> [The problem] Go line by line through the entries below and copy those containing the string "unsigned".
Data to use below:
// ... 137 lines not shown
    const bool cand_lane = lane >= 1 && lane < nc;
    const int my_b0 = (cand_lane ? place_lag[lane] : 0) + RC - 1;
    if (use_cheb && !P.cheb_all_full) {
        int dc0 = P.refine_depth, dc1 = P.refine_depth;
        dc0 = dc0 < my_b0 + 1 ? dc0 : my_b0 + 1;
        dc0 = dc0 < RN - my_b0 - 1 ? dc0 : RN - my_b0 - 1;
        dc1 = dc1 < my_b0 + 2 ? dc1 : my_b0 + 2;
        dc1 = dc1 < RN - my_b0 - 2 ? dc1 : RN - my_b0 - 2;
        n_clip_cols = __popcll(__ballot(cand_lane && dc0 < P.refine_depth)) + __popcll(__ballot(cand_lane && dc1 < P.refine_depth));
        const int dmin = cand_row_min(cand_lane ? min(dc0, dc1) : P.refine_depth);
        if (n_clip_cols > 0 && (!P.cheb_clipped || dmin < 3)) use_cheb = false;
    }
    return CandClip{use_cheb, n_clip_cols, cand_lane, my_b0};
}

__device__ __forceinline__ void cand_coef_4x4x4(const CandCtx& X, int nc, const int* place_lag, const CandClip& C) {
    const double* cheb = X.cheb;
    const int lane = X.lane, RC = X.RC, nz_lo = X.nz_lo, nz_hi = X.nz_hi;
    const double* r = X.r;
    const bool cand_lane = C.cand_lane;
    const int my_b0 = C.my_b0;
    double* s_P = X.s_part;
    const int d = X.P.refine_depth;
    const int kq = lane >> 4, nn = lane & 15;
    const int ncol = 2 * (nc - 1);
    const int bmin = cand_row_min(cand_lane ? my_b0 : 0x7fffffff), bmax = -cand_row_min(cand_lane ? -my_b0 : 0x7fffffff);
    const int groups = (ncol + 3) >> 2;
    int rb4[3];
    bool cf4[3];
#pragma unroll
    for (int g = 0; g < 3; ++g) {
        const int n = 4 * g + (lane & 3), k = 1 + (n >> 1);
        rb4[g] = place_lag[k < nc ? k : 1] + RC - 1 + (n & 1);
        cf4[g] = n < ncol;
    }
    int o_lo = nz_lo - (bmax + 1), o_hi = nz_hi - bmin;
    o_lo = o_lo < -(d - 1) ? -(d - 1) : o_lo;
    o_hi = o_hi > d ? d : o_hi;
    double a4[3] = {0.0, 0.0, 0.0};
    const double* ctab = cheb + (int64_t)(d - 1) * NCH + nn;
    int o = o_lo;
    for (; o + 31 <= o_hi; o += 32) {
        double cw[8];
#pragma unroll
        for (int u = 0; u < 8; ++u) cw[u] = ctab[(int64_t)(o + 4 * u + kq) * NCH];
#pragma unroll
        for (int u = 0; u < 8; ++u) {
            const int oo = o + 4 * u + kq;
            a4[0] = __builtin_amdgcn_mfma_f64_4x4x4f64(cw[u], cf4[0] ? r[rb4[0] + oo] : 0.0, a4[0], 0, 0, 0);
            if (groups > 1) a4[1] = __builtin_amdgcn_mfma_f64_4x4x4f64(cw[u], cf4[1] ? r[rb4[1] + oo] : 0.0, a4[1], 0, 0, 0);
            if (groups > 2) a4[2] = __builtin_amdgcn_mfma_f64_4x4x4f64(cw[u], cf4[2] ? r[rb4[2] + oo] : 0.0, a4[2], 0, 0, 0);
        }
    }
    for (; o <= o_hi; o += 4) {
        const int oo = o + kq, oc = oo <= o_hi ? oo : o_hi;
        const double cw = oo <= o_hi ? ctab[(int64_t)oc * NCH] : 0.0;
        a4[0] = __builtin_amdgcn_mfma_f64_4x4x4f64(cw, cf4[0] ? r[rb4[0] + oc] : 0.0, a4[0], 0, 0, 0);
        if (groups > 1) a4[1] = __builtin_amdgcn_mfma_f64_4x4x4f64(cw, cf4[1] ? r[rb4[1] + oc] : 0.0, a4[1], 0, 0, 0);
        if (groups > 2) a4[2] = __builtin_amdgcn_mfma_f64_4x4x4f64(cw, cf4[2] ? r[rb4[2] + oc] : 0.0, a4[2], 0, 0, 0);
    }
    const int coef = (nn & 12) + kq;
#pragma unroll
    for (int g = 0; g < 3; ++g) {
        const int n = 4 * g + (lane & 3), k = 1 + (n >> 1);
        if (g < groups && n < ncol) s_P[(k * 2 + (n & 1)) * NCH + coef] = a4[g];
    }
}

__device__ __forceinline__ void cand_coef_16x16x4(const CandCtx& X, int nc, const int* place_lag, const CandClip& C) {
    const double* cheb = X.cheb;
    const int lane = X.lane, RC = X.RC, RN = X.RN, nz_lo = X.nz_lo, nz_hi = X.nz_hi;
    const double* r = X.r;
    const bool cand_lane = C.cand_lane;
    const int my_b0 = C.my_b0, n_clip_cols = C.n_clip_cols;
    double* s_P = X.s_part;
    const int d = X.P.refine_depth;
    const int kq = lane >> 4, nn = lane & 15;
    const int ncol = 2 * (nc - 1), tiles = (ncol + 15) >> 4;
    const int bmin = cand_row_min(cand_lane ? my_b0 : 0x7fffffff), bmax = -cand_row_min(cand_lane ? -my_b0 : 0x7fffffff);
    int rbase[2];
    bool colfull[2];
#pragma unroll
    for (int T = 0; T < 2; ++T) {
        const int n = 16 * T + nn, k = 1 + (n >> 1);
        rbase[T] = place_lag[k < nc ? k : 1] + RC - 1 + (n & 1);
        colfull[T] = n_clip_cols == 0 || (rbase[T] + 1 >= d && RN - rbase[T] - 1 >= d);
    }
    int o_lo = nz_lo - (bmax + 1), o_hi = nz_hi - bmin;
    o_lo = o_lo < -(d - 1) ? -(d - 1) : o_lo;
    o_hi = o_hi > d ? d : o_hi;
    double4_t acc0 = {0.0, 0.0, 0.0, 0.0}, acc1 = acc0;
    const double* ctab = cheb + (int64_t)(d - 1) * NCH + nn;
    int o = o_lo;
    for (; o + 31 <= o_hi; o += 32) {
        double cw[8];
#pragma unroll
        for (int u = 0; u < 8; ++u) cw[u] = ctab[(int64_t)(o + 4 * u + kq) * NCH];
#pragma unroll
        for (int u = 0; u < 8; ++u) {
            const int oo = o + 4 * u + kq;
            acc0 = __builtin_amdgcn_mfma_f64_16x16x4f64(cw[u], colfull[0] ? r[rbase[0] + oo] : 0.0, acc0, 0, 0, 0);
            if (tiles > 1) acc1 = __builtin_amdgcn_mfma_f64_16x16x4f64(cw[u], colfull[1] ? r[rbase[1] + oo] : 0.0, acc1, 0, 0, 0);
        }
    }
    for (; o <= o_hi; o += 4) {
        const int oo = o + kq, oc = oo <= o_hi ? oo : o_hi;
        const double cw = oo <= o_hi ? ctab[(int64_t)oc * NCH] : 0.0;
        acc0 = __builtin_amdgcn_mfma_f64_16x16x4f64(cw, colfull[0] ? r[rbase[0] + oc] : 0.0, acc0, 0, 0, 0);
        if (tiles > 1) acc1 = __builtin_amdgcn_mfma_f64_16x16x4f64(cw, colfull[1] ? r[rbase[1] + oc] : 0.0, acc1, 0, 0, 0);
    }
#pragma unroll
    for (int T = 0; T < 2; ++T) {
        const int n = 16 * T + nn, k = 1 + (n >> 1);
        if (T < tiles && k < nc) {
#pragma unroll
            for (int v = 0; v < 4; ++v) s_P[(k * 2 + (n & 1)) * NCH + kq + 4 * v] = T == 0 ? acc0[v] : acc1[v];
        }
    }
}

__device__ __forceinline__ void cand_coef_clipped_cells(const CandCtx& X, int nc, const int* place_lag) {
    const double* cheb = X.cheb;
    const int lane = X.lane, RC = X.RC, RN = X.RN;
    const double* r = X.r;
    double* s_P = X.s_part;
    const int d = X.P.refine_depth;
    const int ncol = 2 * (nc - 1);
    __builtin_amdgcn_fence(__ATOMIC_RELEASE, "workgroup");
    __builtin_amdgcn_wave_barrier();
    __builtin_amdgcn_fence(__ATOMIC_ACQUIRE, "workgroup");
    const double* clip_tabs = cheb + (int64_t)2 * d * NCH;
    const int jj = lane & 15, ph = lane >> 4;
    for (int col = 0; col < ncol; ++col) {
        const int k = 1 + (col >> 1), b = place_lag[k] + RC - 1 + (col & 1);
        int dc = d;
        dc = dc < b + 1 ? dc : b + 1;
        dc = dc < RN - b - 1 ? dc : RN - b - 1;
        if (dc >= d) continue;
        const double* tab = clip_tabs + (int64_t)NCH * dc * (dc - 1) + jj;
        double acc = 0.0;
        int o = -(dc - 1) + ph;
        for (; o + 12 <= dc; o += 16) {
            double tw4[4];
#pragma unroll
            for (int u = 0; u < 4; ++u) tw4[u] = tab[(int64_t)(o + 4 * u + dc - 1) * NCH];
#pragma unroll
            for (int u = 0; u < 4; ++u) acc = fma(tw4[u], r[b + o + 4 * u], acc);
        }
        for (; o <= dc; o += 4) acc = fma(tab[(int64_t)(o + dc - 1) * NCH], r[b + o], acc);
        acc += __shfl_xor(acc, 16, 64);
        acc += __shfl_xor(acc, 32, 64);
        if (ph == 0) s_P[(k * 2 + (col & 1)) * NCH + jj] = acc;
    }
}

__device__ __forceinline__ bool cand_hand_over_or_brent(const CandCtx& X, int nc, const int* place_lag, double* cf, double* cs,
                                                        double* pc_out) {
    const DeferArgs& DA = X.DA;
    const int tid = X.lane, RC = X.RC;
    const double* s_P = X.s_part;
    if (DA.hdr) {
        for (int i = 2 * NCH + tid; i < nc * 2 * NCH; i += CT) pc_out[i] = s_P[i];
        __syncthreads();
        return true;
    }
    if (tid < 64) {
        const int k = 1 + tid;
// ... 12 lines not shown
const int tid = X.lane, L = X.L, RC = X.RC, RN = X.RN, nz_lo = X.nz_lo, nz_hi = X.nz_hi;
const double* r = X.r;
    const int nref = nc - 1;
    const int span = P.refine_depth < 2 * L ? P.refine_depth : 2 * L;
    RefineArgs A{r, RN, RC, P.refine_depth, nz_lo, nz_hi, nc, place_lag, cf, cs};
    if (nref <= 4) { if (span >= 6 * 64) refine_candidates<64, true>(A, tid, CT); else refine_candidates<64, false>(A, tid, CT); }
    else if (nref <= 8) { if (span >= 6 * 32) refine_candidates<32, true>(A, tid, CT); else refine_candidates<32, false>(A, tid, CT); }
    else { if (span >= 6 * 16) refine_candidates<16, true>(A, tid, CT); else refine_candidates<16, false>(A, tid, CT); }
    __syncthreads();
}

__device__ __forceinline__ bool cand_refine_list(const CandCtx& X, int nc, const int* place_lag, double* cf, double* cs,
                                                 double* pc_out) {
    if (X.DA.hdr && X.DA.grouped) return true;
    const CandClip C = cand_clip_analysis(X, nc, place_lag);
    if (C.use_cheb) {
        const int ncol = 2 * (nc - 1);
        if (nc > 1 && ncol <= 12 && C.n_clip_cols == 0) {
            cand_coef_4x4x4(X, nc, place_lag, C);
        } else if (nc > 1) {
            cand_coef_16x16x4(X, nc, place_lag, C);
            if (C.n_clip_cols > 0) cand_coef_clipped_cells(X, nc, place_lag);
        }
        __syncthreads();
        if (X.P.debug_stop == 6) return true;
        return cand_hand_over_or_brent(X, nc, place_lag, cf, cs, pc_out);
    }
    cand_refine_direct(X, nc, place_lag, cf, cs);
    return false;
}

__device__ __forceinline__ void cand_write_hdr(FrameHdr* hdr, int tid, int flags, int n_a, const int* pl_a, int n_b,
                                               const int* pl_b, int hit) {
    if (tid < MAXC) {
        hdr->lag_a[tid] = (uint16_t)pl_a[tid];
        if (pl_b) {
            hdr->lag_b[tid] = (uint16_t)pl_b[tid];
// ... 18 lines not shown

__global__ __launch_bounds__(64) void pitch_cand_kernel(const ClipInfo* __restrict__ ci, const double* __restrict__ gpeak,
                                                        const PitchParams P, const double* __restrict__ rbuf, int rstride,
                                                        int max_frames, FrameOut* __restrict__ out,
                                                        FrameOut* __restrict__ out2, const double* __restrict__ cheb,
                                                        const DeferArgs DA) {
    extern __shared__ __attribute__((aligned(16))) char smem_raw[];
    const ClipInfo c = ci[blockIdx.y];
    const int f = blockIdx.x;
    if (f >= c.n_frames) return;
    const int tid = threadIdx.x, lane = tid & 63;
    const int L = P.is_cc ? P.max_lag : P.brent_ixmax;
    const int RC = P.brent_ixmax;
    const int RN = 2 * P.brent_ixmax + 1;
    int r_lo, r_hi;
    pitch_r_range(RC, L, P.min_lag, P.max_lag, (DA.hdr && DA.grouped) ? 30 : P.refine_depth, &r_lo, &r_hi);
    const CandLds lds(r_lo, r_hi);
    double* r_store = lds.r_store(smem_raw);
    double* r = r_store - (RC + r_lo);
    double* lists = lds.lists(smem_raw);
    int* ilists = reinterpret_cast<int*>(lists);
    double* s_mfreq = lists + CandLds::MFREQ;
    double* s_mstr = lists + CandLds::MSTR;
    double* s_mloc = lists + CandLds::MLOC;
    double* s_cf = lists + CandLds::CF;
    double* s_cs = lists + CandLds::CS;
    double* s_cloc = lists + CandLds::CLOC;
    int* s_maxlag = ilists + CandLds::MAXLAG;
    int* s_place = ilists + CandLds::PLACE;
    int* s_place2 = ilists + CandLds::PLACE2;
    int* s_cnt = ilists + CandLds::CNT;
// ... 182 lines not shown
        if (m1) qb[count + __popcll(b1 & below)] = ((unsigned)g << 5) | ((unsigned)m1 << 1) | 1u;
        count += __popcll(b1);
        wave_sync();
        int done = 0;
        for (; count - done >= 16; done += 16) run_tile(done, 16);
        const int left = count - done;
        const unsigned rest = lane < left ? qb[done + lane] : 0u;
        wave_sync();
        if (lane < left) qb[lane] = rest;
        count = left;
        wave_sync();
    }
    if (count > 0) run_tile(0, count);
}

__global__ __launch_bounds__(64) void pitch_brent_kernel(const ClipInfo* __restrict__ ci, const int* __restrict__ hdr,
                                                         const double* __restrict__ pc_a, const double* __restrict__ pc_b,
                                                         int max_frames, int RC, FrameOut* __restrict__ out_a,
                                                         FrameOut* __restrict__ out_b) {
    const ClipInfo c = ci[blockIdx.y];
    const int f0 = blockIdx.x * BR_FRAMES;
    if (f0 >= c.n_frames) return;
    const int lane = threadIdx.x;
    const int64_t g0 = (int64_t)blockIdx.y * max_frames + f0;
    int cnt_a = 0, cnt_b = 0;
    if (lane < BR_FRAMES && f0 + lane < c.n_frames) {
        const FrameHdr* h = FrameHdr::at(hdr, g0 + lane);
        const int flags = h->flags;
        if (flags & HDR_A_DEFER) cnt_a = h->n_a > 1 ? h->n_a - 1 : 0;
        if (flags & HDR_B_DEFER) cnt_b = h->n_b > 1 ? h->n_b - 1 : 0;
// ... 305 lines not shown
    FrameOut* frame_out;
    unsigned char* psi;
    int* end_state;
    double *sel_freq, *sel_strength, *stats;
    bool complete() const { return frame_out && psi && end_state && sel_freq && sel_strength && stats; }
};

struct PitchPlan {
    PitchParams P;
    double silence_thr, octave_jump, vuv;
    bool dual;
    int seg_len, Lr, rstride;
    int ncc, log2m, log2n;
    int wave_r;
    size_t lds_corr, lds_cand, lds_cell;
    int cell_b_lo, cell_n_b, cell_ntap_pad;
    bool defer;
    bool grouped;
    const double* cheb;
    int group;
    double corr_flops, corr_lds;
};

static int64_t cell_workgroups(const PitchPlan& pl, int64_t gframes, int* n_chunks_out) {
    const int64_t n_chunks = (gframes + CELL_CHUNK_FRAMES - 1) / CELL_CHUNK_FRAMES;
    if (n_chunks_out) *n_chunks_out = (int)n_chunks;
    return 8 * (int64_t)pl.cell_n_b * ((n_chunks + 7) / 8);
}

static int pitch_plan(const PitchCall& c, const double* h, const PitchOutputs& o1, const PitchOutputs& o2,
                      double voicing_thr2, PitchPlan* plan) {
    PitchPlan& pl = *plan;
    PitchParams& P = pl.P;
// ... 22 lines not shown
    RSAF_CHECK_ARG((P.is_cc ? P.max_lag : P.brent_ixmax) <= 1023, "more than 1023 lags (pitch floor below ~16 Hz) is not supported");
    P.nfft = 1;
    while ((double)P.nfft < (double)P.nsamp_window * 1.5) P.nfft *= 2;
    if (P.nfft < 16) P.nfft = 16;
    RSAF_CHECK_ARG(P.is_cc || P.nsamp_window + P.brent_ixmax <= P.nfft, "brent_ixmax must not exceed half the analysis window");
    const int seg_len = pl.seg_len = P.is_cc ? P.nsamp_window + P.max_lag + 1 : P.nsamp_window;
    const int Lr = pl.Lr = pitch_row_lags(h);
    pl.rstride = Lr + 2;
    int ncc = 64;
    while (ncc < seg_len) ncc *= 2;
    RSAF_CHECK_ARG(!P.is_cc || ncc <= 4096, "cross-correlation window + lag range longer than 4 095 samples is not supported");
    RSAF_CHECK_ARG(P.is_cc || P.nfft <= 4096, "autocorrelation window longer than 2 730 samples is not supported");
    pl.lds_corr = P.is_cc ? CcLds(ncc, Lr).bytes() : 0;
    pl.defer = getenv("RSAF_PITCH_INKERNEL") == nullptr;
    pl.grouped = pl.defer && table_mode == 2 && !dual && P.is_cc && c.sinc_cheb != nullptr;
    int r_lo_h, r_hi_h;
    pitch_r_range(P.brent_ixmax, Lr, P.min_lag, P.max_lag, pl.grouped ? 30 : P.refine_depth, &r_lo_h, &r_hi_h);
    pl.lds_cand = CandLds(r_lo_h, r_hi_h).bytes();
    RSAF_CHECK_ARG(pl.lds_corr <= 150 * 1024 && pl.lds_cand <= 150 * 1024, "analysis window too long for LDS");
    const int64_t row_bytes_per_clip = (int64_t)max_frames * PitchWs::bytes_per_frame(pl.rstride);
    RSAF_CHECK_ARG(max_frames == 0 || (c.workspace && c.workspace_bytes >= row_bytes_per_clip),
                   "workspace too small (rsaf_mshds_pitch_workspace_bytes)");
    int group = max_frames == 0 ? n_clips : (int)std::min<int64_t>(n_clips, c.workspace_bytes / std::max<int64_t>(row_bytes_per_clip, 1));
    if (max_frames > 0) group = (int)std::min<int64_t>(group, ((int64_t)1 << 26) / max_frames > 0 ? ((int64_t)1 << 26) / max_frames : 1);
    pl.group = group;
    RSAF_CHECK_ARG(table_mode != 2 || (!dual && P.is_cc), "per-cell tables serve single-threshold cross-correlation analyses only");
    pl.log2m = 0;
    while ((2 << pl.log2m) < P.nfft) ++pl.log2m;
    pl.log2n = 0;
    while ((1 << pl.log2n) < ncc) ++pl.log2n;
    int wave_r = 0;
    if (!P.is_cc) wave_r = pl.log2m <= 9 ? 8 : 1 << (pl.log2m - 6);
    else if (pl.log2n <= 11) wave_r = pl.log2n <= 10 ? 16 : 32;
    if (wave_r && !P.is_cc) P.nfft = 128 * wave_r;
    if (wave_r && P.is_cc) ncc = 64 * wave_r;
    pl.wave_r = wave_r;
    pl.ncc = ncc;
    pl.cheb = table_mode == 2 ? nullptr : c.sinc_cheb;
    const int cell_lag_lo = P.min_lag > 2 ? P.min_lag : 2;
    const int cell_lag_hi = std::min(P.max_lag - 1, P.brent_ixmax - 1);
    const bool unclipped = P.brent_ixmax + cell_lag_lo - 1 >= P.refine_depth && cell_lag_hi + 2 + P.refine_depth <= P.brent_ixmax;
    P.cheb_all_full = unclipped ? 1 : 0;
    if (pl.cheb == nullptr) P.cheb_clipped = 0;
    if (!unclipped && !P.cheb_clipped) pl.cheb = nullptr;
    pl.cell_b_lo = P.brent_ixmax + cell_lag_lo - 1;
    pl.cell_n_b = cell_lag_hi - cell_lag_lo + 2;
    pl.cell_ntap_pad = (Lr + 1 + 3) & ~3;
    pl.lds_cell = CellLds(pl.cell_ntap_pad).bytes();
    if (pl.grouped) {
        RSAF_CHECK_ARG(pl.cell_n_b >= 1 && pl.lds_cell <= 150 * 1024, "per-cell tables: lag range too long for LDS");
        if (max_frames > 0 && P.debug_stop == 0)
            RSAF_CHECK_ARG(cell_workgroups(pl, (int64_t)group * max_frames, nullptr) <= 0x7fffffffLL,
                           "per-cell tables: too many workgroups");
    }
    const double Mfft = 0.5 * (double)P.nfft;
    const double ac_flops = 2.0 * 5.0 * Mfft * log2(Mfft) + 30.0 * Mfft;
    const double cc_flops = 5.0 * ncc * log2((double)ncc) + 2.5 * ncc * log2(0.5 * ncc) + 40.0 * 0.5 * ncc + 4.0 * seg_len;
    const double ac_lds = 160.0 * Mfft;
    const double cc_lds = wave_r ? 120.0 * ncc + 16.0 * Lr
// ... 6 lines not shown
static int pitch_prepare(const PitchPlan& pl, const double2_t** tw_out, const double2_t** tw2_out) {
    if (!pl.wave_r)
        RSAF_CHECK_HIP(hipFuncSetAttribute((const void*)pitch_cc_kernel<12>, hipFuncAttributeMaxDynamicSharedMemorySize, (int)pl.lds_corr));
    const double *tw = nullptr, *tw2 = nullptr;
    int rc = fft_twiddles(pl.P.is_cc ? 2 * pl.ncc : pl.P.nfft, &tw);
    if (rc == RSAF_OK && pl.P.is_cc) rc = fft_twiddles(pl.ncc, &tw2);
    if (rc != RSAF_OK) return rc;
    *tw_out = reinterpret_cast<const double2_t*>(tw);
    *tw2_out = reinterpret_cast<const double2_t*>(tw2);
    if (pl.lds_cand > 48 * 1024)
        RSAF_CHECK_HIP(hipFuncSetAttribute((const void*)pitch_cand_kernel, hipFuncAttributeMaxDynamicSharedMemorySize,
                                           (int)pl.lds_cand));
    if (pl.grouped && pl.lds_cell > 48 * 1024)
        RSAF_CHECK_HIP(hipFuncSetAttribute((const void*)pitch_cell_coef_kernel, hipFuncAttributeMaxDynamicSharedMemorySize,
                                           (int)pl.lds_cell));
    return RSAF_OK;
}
End of Data to use.
> [Answer below]
        if (m1) qb[count + __popcll(b1 & below)] = ((unsigned)g << 5) | ((unsigned)m1 << 1) | 1u;
        const unsigned rest = lane < left ? qb[done + lane] : 0u;
    unsigned char* psi;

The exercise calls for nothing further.